┌─ Extracted information

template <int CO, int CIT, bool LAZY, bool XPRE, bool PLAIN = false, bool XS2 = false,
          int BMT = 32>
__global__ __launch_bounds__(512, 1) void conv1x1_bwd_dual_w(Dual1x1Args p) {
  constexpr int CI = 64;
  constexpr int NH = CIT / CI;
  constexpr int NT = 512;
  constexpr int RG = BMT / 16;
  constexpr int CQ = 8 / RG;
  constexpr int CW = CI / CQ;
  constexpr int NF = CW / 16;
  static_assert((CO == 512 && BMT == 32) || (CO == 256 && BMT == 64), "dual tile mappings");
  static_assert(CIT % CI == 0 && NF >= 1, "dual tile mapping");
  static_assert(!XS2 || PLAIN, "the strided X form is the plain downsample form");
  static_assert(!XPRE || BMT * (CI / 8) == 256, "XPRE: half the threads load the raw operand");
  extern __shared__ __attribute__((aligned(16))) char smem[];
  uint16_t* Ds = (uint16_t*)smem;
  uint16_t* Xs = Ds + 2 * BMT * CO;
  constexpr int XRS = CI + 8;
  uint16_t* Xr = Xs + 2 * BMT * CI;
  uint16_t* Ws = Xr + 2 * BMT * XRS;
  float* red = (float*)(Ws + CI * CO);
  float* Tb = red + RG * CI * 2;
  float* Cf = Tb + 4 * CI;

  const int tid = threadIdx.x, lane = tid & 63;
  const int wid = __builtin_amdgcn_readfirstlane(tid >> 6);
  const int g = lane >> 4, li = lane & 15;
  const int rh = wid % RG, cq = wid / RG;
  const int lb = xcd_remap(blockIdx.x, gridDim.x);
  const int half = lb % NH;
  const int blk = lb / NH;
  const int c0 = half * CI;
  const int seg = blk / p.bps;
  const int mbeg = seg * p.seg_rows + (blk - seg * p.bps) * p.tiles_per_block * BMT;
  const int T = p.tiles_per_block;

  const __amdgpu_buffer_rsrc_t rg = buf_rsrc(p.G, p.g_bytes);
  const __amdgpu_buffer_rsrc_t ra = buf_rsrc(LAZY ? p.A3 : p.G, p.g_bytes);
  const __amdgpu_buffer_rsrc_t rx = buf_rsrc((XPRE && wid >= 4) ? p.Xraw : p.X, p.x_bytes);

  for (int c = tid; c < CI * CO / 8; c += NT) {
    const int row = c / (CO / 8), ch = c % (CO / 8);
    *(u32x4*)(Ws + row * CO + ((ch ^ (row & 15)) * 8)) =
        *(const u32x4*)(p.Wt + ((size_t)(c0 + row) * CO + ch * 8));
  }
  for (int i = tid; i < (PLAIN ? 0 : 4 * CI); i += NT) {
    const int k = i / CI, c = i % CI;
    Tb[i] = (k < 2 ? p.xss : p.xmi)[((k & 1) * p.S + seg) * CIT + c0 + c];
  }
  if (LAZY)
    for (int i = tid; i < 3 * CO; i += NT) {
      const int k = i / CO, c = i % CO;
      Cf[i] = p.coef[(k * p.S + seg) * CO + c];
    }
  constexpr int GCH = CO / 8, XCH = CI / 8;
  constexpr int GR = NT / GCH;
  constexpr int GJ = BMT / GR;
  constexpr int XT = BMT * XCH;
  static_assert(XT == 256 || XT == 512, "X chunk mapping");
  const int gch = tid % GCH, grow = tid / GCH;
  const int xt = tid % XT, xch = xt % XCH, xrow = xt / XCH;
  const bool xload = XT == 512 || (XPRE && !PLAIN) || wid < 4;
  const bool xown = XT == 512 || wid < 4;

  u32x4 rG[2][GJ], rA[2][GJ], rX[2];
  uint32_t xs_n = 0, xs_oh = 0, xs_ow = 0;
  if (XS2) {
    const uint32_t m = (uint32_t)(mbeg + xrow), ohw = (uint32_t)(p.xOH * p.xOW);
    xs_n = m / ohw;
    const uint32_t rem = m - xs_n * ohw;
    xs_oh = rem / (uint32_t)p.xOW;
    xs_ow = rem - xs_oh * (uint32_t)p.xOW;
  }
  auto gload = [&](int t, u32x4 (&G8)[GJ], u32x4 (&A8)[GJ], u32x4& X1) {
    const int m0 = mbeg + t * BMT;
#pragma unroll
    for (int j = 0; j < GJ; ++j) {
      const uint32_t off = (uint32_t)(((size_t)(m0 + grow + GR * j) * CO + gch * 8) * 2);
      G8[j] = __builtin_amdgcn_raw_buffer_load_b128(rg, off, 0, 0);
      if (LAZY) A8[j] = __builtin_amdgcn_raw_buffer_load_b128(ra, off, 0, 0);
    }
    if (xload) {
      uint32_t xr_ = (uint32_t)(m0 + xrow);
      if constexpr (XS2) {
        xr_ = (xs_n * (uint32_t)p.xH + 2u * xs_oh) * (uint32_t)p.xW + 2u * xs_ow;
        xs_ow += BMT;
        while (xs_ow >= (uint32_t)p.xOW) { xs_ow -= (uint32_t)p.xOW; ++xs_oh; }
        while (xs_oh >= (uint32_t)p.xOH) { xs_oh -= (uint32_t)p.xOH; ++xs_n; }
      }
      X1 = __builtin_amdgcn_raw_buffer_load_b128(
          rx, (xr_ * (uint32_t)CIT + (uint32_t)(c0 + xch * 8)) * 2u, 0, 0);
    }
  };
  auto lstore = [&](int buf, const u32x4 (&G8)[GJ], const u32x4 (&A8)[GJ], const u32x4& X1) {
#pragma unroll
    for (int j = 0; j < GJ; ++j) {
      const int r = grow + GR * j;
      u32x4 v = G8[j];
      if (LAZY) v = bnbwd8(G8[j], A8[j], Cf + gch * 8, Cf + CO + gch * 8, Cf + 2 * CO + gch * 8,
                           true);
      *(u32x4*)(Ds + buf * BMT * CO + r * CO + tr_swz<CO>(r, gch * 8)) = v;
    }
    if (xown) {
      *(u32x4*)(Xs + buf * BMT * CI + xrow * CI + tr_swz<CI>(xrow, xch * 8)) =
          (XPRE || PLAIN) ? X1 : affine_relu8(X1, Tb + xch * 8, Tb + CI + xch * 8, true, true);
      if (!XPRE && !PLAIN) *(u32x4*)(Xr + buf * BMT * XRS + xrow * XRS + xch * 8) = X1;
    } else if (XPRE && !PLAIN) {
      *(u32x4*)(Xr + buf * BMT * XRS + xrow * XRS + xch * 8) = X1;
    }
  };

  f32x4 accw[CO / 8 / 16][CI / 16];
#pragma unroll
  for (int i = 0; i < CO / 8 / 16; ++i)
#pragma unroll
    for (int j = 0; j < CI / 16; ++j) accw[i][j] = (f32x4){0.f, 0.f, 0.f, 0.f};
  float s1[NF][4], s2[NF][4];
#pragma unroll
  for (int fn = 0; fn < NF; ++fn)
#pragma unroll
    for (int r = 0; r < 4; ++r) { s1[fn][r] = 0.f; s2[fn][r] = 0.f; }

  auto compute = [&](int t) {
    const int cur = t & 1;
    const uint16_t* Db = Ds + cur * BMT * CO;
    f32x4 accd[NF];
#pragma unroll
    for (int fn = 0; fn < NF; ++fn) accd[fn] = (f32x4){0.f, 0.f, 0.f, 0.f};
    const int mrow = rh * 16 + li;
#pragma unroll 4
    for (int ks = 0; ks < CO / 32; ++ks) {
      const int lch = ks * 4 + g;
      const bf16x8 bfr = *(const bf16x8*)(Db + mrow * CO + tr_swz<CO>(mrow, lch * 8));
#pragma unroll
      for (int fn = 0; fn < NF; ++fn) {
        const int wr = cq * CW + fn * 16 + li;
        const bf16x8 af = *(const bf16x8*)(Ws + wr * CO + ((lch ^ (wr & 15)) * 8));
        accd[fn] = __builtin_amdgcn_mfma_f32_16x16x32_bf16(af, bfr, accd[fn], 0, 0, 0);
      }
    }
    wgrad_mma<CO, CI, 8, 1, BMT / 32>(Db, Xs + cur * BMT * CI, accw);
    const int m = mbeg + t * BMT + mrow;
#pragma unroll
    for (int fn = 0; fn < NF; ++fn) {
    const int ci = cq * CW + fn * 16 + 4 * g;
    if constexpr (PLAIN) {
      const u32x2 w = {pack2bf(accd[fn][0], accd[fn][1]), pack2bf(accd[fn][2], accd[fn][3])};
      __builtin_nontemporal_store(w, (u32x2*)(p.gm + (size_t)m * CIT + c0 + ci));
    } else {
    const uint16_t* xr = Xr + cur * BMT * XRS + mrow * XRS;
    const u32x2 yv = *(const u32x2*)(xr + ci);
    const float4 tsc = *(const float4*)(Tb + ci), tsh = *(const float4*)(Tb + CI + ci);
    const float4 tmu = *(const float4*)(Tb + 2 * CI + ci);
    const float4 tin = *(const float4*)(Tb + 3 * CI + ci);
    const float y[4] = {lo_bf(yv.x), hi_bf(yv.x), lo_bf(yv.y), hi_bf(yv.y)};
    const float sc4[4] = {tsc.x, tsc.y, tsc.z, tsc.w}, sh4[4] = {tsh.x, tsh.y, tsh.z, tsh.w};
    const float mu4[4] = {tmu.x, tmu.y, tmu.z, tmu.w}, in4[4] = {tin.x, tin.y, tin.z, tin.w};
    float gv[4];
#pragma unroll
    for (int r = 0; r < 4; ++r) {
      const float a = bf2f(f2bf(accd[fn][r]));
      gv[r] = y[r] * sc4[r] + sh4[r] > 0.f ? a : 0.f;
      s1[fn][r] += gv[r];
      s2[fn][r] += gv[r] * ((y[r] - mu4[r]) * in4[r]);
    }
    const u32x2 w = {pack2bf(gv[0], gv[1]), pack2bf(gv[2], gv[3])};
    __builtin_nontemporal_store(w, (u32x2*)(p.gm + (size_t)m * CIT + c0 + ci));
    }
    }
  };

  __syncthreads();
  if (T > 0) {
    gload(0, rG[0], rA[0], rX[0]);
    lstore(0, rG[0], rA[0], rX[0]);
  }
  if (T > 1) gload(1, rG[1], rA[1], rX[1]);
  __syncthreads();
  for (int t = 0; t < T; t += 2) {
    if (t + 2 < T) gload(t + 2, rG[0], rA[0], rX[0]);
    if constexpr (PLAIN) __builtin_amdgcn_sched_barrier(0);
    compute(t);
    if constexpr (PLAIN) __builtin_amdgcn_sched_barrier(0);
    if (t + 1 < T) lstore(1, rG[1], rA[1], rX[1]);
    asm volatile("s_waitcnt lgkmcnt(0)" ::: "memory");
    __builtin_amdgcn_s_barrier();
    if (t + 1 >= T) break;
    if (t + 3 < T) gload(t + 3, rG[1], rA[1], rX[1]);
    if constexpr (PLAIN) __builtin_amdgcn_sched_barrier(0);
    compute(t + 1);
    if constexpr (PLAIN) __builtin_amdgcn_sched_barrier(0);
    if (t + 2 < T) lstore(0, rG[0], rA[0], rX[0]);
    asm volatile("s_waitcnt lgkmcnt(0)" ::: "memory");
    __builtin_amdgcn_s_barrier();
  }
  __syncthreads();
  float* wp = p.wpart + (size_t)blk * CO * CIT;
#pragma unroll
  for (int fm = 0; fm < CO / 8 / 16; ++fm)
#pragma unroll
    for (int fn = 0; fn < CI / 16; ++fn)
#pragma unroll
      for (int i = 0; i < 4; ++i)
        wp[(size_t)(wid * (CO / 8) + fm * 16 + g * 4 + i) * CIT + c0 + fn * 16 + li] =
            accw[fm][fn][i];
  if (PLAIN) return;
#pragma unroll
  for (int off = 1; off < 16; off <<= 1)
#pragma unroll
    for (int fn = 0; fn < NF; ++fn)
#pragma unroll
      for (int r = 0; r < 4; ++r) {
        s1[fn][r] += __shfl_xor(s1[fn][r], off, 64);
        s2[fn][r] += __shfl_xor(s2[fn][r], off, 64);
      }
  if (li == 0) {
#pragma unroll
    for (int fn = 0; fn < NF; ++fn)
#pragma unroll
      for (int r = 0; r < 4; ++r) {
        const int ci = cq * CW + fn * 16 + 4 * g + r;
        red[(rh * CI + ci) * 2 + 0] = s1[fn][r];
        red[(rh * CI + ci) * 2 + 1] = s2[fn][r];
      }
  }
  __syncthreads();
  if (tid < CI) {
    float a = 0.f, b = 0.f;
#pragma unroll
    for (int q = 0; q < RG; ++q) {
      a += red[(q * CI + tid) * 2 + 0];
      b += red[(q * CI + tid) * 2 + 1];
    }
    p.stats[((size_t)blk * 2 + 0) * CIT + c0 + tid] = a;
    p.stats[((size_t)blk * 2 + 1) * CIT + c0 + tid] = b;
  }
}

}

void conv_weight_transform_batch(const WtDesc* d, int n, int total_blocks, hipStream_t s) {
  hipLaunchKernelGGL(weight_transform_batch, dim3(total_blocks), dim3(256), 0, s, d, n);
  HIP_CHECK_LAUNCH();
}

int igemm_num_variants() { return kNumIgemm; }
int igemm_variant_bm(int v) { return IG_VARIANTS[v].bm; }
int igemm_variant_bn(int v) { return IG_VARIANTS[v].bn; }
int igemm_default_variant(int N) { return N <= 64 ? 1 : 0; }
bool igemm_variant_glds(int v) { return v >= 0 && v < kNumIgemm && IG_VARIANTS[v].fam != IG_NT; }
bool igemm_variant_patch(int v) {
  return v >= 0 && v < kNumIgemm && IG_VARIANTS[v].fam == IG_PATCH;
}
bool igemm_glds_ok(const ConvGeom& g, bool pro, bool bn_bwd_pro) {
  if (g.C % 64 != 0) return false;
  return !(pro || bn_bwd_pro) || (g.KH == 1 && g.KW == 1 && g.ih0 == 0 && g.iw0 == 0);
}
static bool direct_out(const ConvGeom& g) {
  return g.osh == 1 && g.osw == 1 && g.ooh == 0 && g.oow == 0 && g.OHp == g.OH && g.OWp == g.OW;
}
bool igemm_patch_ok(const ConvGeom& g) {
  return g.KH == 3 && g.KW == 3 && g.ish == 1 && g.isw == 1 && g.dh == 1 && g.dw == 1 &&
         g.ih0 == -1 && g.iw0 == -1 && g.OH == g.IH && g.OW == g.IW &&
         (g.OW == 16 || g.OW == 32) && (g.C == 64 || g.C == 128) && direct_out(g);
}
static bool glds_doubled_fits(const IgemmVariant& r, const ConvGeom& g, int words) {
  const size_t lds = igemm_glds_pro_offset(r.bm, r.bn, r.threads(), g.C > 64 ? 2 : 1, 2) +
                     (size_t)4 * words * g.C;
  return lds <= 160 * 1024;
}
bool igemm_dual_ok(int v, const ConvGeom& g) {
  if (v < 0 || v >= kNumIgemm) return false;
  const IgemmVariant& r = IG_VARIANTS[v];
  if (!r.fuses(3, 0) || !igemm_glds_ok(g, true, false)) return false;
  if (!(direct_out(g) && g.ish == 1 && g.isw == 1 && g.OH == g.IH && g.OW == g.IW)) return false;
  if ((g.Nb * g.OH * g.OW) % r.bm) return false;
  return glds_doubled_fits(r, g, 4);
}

└─

### Exercise
Among the lines above, return those that hold the word "accd".

### Solution for this problem
    f32x4 accd[NF];
    for (int fn = 0; fn < NF; ++fn) accd[fn] = (f32x4){0.f, 0.f, 0.f, 0.f};
        accd[fn] = __builtin_amdgcn_mfma_f32_16x16x32_bf16(af, bfr, accd[fn], 0, 0, 0);
      const u32x2 w = {pack2bf(accd[fn][0], accd[fn][1]), pack2bf(accd[fn][2], accd[fn][3])};
      const float a = bf2f(f2bf(accd[fn][r]));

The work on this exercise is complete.